Every line below must be reproduced exactly. Copy them all.
━━━━━━━━━━━━━━━━
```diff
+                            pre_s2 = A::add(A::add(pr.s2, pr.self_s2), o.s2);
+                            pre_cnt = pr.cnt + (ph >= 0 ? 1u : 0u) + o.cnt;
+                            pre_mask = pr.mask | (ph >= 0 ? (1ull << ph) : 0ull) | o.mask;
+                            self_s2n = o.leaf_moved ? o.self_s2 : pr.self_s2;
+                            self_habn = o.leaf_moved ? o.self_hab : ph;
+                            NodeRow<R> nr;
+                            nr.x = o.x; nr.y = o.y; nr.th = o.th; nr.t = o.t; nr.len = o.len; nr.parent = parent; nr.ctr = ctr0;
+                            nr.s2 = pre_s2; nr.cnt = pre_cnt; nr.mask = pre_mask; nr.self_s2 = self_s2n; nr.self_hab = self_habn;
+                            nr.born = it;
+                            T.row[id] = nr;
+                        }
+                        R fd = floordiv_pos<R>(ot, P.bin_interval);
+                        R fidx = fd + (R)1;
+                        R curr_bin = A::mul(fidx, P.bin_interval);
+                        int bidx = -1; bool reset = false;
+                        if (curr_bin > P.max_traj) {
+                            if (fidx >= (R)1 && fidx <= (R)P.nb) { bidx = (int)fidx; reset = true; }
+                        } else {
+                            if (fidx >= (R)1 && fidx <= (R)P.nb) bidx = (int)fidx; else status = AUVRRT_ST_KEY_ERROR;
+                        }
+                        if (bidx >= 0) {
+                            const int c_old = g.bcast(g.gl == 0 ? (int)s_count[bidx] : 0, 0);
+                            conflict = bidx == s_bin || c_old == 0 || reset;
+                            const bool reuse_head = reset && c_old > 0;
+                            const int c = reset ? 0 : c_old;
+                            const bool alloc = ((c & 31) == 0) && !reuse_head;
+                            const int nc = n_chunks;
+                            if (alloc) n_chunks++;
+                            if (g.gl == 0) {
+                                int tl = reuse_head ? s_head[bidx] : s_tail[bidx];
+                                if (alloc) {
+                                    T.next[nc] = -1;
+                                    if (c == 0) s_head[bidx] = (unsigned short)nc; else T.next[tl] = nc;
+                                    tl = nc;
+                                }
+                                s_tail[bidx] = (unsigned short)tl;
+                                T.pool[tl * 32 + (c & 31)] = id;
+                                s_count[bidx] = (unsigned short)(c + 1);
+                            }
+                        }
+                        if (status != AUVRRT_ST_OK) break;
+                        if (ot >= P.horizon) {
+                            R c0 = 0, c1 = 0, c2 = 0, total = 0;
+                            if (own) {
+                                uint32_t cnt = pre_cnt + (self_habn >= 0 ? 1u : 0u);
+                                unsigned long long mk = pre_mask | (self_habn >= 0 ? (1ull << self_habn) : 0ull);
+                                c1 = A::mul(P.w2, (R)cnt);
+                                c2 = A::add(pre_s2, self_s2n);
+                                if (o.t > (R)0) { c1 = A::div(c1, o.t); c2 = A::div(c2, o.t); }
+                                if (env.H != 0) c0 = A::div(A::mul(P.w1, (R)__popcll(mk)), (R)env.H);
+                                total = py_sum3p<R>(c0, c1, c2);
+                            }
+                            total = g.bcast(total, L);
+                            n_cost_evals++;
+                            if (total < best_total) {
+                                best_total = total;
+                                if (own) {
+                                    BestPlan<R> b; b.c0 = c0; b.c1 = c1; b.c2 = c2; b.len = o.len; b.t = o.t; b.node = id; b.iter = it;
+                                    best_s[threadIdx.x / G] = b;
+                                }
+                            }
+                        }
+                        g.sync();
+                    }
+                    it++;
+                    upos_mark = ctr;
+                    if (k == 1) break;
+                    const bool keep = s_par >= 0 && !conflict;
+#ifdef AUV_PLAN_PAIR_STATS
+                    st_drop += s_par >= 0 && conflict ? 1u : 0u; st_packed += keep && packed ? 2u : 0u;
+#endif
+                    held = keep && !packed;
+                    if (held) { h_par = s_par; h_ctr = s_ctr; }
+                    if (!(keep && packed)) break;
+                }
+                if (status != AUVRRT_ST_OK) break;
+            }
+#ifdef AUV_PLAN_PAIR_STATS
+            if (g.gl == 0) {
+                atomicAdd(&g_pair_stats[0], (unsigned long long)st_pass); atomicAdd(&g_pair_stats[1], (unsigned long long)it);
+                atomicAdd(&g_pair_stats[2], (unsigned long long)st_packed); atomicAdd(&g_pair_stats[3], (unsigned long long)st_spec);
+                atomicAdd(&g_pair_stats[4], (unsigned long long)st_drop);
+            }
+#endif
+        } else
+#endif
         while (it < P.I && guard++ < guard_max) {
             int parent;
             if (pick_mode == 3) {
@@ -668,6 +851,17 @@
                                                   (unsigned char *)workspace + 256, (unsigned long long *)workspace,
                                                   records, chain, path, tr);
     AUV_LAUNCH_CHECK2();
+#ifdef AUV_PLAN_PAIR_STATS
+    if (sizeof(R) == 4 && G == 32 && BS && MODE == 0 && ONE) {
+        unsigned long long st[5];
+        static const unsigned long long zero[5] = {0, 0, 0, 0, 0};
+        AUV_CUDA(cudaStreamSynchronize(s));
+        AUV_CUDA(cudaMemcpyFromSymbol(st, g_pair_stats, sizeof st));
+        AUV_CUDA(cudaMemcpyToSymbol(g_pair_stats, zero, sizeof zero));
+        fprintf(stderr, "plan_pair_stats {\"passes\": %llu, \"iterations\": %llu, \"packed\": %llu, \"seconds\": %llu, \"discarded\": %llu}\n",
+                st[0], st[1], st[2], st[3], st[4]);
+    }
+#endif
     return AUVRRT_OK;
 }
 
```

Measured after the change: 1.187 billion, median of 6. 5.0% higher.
━━━━━━━━━━━━━━━━
▸ **Problem solution**
```diff
+                            pre_s2 = A::add(A::add(pr.s2, pr.self_s2), o.s2);
+                            pre_cnt = pr.cnt + (ph >= 0 ? 1u : 0u) + o.cnt;
+                            pre_mask = pr.mask | (ph >= 0 ? (1ull << ph) : 0ull) | o.mask;
+                            self_s2n = o.leaf_moved ? o.self_s2 : pr.self_s2;
+                            self_habn = o.leaf_moved ? o.self_hab : ph;
+                            NodeRow<R> nr;
+                            nr.x = o.x; nr.y = o.y; nr.th = o.th; nr.t = o.t; nr.len = o.len; nr.parent = parent; nr.ctr = ctr0;
+                            nr.s2 = pre_s2; nr.cnt = pre_cnt; nr.mask = pre_mask; nr.self_s2 = self_s2n; nr.self_hab = self_habn;
+                            nr.born = it;
+                            T.row[id] = nr;
+                        }
+                        R fd = floordiv_pos<R>(ot, P.bin_interval);
+                        R fidx = fd + (R)1;
+                        R curr_bin = A::mul(fidx, P.bin_interval);
+                        int bidx = -1; bool reset = false;
+                        if (curr_bin > P.max_traj) {
+                            if (fidx >= (R)1 && fidx <= (R)P.nb) { bidx = (int)fidx; reset = true; }
+                        } else {
+                            if (fidx >= (R)1 && fidx <= (R)P.nb) bidx = (int)fidx; else status = AUVRRT_ST_KEY_ERROR;
+                        }
+                        if (bidx >= 0) {
+                            const int c_old = g.bcast(g.gl == 0 ? (int)s_count[bidx] : 0, 0);
+                            conflict = bidx == s_bin || c_old == 0 || reset;
+                            const bool reuse_head = reset && c_old > 0;
+                            const int c = reset ? 0 : c_old;
+                            const bool alloc = ((c & 31) == 0) && !reuse_head;
+                            const int nc = n_chunks;
+                            if (alloc) n_chunks++;
+                            if (g.gl == 0) {
+                                int tl = reuse_head ? s_head[bidx] : s_tail[bidx];
+                                if (alloc) {
+                                    T.next[nc] = -1;
+                                    if (c == 0) s_head[bidx] = (unsigned short)nc; else T.next[tl] = nc;
+                                    tl = nc;
+                                }
+                                s_tail[bidx] = (unsigned short)tl;
+                                T.pool[tl * 32 + (c & 31)] = id;
+                                s_count[bidx] = (unsigned short)(c + 1);
+                            }
+                        }
+                        if (status != AUVRRT_ST_OK) break;
+                        if (ot >= P.horizon) {
+                            R c0 = 0, c1 = 0, c2 = 0, total = 0;
+                            if (own) {
+                                uint32_t cnt = pre_cnt + (self_habn >= 0 ? 1u : 0u);
+                                unsigned long long mk = pre_mask | (self_habn >= 0 ? (1ull << self_habn) : 0ull);
+                                c1 = A::mul(P.w2, (R)cnt);
+                                c2 = A::add(pre_s2, self_s2n);
+                                if (o.t > (R)0) { c1 = A::div(c1, o.t); c2 = A::div(c2, o.t); }
+                                if (env.H != 0) c0 = A::div(A::mul(P.w1, (R)__popcll(mk)), (R)env.H);
+                                total = py_sum3p<R>(c0, c1, c2);
+                            }
+                            total = g.bcast(total, L);
+                            n_cost_evals++;
+                            if (total < best_total) {
+                                best_total = total;
+                                if (own) {
+                                    BestPlan<R> b; b.c0 = c0; b.c1 = c1; b.c2 = c2; b.len = o.len; b.t = o.t; b.node = id; b.iter = it;
+                                    best_s[threadIdx.x / G] = b;
+                                }
+                            }
+                        }
+                        g.sync();
+                    }
+                    it++;
+                    upos_mark = ctr;
+                    if (k == 1) break;
+                    const bool keep = s_par >= 0 && !conflict;
+#ifdef AUV_PLAN_PAIR_STATS
+                    st_drop += s_par >= 0 && conflict ? 1u : 0u; st_packed += keep && packed ? 2u : 0u;
+#endif
+                    held = keep && !packed;
+                    if (held) { h_par = s_par; h_ctr = s_ctr; }
+                    if (!(keep && packed)) break;
+                }
+                if (status != AUVRRT_ST_OK) break;
+            }
+#ifdef AUV_PLAN_PAIR_STATS
+            if (g.gl == 0) {
+                atomicAdd(&g_pair_stats[0], (unsigned long long)st_pass); atomicAdd(&g_pair_stats[1], (unsigned long long)it);
+                atomicAdd(&g_pair_stats[2], (unsigned long long)st_packed); atomicAdd(&g_pair_stats[3], (unsigned long long)st_spec);
+                atomicAdd(&g_pair_stats[4], (unsigned long long)st_drop);
+            }
+#endif
+        } else
+#endif
         while (it < P.I && guard++ < guard_max) {
             int parent;
             if (pick_mode == 3) {
@@ -668,6 +851,17 @@
                                                   (unsigned char *)workspace + 256, (unsigned long long *)workspace,
                                                   records, chain, path, tr);
     AUV_LAUNCH_CHECK2();
+#ifdef AUV_PLAN_PAIR_STATS
+    if (sizeof(R) == 4 && G == 32 && BS && MODE == 0 && ONE) {
+        unsigned long long st[5];
+        static const unsigned long long zero[5] = {0, 0, 0, 0, 0};
+        AUV_CUDA(cudaStreamSynchronize(s));
+        AUV_CUDA(cudaMemcpyFromSymbol(st, g_pair_stats, sizeof st));
+        AUV_CUDA(cudaMemcpyToSymbol(g_pair_stats, zero, sizeof zero));
+        fprintf(stderr, "plan_pair_stats {\"passes\": %llu, \"iterations\": %llu, \"packed\": %llu, \"seconds\": %llu, \"discarded\": %llu}\n",
+                st[0], st[1], st[2], st[3], st[4]);
+    }
+#endif
     return AUVRRT_OK;
 }
 
```

Measured after the change: 1.187 billion, median of 6. 5.0% higher.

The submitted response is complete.